[Records for this exercise — start]

template <typename T, int MODE>
__global__ void __launch_bounds__(256) k_stats_partial(const T* __restrict__ x, T* __restrict__ gbuf, int C, int64_t S, int64_t VPB,
                                                       int CW, const float* __restrict__ stat, int act, float* __restrict__ partial_) {
    typedef typename StatAcc<T>::type A;
    A* partial = (A*)partial_;
    __shared__ A red[2][256];
    int NV = 256 / CW, cl = threadIdx.x % CW, lane = threadIdx.x / CW;
    int64_t v0 = (int64_t)blockIdx.x * VPB, v1 = v0 + VPB < S ? v0 + VPB : S;
    for (int cg = 0; cg < C; cg += CW) {
        int c = cg + cl;
        A s1 = 0, s2 = 0;
        if (c < C) {
            float mean = 0.f, rstd = 1.f, sc = 1.f, sh = 0.f;
            if (MODE == 1) { mean = stat[c]; rstd = stat[C + c]; sc = stat[2 * C + c]; sh = stat[3 * C + c]; }
            for (int64_t v = v0 + lane; v < v1; v += NV) {
                float u = ld<T>(x, v * C + c);
                if (MODE == 0) { s1 += (A)u; s2 += (A)u * (A)u; }
                else {
                    float dv = ld<T>(gbuf, v * C + c) * act_d(fmaf(u, sc, sh), act);
                    s1 += (A)dv; s2 += (A)dv * (A)((u - mean) * rstd);
                }
            }
        }
        red[0][threadIdx.x] = s1; red[1][threadIdx.x] = s2;
        __syncthreads();
        if (lane == 0 && c < C) {
            A a = 0, b = 0;
            for (int l = 0; l < NV; ++l) { a += red[0][l * CW + cl]; b += red[1][l * CW + cl]; }
            partial[((int64_t)blockIdx.x * C + c) * 2 + 0] = a;
            partial[((int64_t)blockIdx.x * C + c) * 2 + 1] = b;
        }
        __syncthreads();
    }
}
void launch_stats_partial(int dtype, const void* x, int C, int64_t S, float* partial, hipStream_t s) {
    int nb = stats_blocks(S);
    UNET_DISPATCH(dtype, (k_stats_partial<T, 0><<<nb, 256, 0, s>>>((const T*)x, nullptr, C, S, stats_vpb(S), pow2_ge(C), nullptr, 0, partial)));
// ... 499 lines not shown
    const int CP = C / 2, RG = CP >= 256 ? 1 : 256 / CP;
    for (int idx = threadIdx.x; idx < CP * RG; idx += 256) {
        const int cp = idx % CP, rg = idx / CP;
        double a0 = 0.0, b0 = 0.0, a1 = 0.0, b1 = 0.0;
        for (int r0 = rg; r0 < nblk; r0 += 16 * RG) {
            float4 v[16];
#pragma unroll
            for (int k = 0; k < 16; ++k) {
                const int r = r0 + k * RG;
                v[k] = r < nblk ? *(const float4*)(partial + ((int64_t)r * C + 2 * cp) * 2) : make_float4(0.f, 0.f, 0.f, 0.f);
            }
#pragma unroll
            for (int k = 0; k < 16; ++k) { a0 += v[k].x; b0 += v[k].y; a1 += v[k].z; b1 += v[k].w; }
        }
        sa[rg * C + 2 * cp] = a0; sb[rg * C + 2 * cp] = b0; sa[rg * C + 2 * cp + 1] = a1; sb[rg * C + 2 * cp + 1] = b1;
    }
    __syncthreads();
    if (RG > 1) {
        for (int c = threadIdx.x; c < C; c += 256) {
            double a = 0.0, b = 0.0;
            for (int q = 0; q < RG; ++q) { a += sa[q * C + c]; b += sb[q * C + c]; }
            sa[c] = a; sb[c] = b;
        }
        __syncthreads();
    }
}
__global__ void __launch_bounds__(256) k_norm_finalize_apply8(const float* __restrict__ partial, int nblk, int C, int64_t S, int64_t VPB,
                                                              const float* __restrict__ gamma, const float* __restrict__ beta, double eps,
                                                              float* __restrict__ stat, float* rm, float* rv, double momentum,
                                                              const uint4* __restrict__ in, int act, uint4* __restrict__ out) {
    __shared__ double sa[FUSED_MAX_C], sb[FUSED_MAX_C];
    __shared__ float s_sc[FUSED_MAX_C], s_sh[FUSED_MAX_C];
    prologue_sums(partial, nblk, C, sa, sb);
    for (int c = threadIdx.x; c < C; c += 256) {
        const double mean = sa[c] / (double)S;
        double var = sb[c] / (double)S - mean * mean;
        if (var < 0.0) var = 0.0;
        const double rstd = 1.0 / sqrt(var + eps), sc = (double)gamma[c] * rstd;
        s_sc[c] = (float)sc; s_sh[c] = (float)((double)beta[c] - mean * sc);
        if (blockIdx.x == 0) {
            stat[c] = (float)mean; stat[C + c] = (float)rstd; stat[2 * C + c] = s_sc[c]; stat[3 * C + c] = s_sh[c];
            if (rm) {
                rm[c] = (float)((1.0 - momentum) * rm[c] + momentum * mean);
                rv[c] = (float)((1.0 - momentum) * rv[c] + momentum * (S > 1 ? var * (double)S / (double)(S - 1) : var));
            }
        }
    }
    __syncthreads();
    const int G8 = C / 8, NV = 256 / G8, grp = threadIdx.x % G8, lane = threadIdx.x / G8, c0 = grp * 8;
    const int64_t v0 = (int64_t)blockIdx.x * VPB, v1 = v0 + VPB < S ? v0 + VPB : S;
    float sc[8], sh[8];
#pragma unroll
    for (int e = 0; e < 8; ++e) { sc[e] = s_sc[c0 + e]; sh[e] = s_sh[c0 + e]; }
    for (int64_t v = v0 + lane; v < v1; v += NV) {
        const uint4 r = in[v * G8 + grp];
        unsigned w[4] = {r.x, r.y, r.z, r.w};
#pragma unroll
        for (int e = 0; e < 4; ++e) {
            float lo = act_f(fmaf(__uint_as_float(w[e] << 16), sc[2 * e], sh[2 * e]), act);
            float hi = act_f(fmaf(__uint_as_float(w[e] & 0xffff0000u), sc[2 * e + 1], sh[2 * e + 1]), act);
            w[e] = (unsigned)__bfloat16_as_ushort(__float2bfloat16(lo)) | ((unsigned)__bfloat16_as_ushort(__float2bfloat16(hi)) << 16);
        }
        out[v * G8 + grp] = make_uint4(w[0], w[1], w[2], w[3]);
    }
}
static inline bool fused_norm_ok(int dtype, int C, int nblk) {
    return dtype == 1 && C % 8 == 0 && C <= FUSED_MAX_C && 256 % (C / 8) == 0 && nblk <= FUSED_MAX_ROWS;
}
static inline int64_t fused_vpb(int C, int64_t S) {
    const int64_t nv = 256 / (C / 8);
    int64_t vpb = (S + 255) / 256;
    if (vpb < 2 * nv) vpb = 2 * nv;
    return (vpb + nv - 1) / nv * nv;
}
bool launch_norm_finalize_apply(int dtype, const float* partial, int nblk, int C, int64_t S, const float* gamma, const float* beta, double eps,
                                float* stat, float* rm, float* rv, double momentum, const void* raw, int act, void* out, hipStream_t s) {
    if (!fused_norm_ok(dtype, C, nblk)) return false;
    const int64_t vpb = fused_vpb(C, S);
    k_norm_finalize_apply8<<<cdiv64(S, vpb), 256, 0, s>>>(partial, nblk, C, S, vpb, gamma, beta, eps, stat, rm, rv, momentum,
                                                          (const uint4*)raw, act, (uint4*)out);
    return true;
}

void launch_materialize(int dtype, const SrcDesc* src, int nsrc, void* out, int64_t S, hipStream_t s) {
    Src2 a;
    a.n = nsrc; a.s[0] = src[0]; if (nsrc > 1) a.s[1] = src[1];
    int C = src[0].C + (nsrc > 1 ? src[1].C : 0);
    UNET_DISPATCH(dtype, (k_materialize<T><<<cdiv64(S * C, 256), 256, 0, s>>>(a, (T*)out, C, S * C)));
}
template <typename T> __global__ void k_materialize_bwd(const T* __restrict__ gout, Dst2 dst, int C, int64_t n) {
    int64_t i = (int64_t)blockIdx.x * 256 + threadIdx.x;
    if (i >= n) return;
    int c = (int)(i % C); int64_t v = i / C;
    int which = (dst.n > 1 && c >= dst.d[0].C) ? 1 : 0;
    const DstGrad& d = dst.d[which];
    if (!d.ptr) return;
    int64_t j = v * d.C + (which ? c - dst.d[0].C : c);
    float val = ld<T>(gout, i);
    T* p = (T*)d.ptr;
    if (d.accumulate) val += ld<T>(p, j);
    st<T>(p, j, val);
}
void launch_materialize_bwd(int dtype, const void* gout, const DstGrad* dst, int ndst, int64_t S, hipStream_t s) {
    Dst2 a;
    a.n = ndst; a.d[0] = dst[0]; if (ndst > 1) a.d[1] = dst[1];
    int C = dst[0].C + (ndst > 1 ? dst[1].C : 0);
    UNET_DISPATCH(dtype, (k_materialize_bwd<T><<<cdiv64(S * C, 256), 256, 0, s>>>((const T*)gout, a, C, S * C)));
}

[Records for this exercise — finish]

Requirement
Reproduce the lines word for word, starting at the one holding "void launch_materialize_bwd(int dtype, const" and ending at the final line of the material above.

Answer to this exercise
void launch_materialize_bwd(int dtype, const void* gout, const DstGrad* dst, int ndst, int64_t S, hipStream_t s) {
    Dst2 a;
    a.n = ndst; a.d[0] = dst[0]; if (ndst > 1) a.d[1] = dst[1];
    int C = dst[0].C + (ndst > 1 ? dst[1].C : 0);
    UNET_DISPATCH(dtype, (k_materialize_bwd<T><<<cdiv64(S * C, 256), 256, 0, s>>>((const T*)gout, a, C, S * C)));
}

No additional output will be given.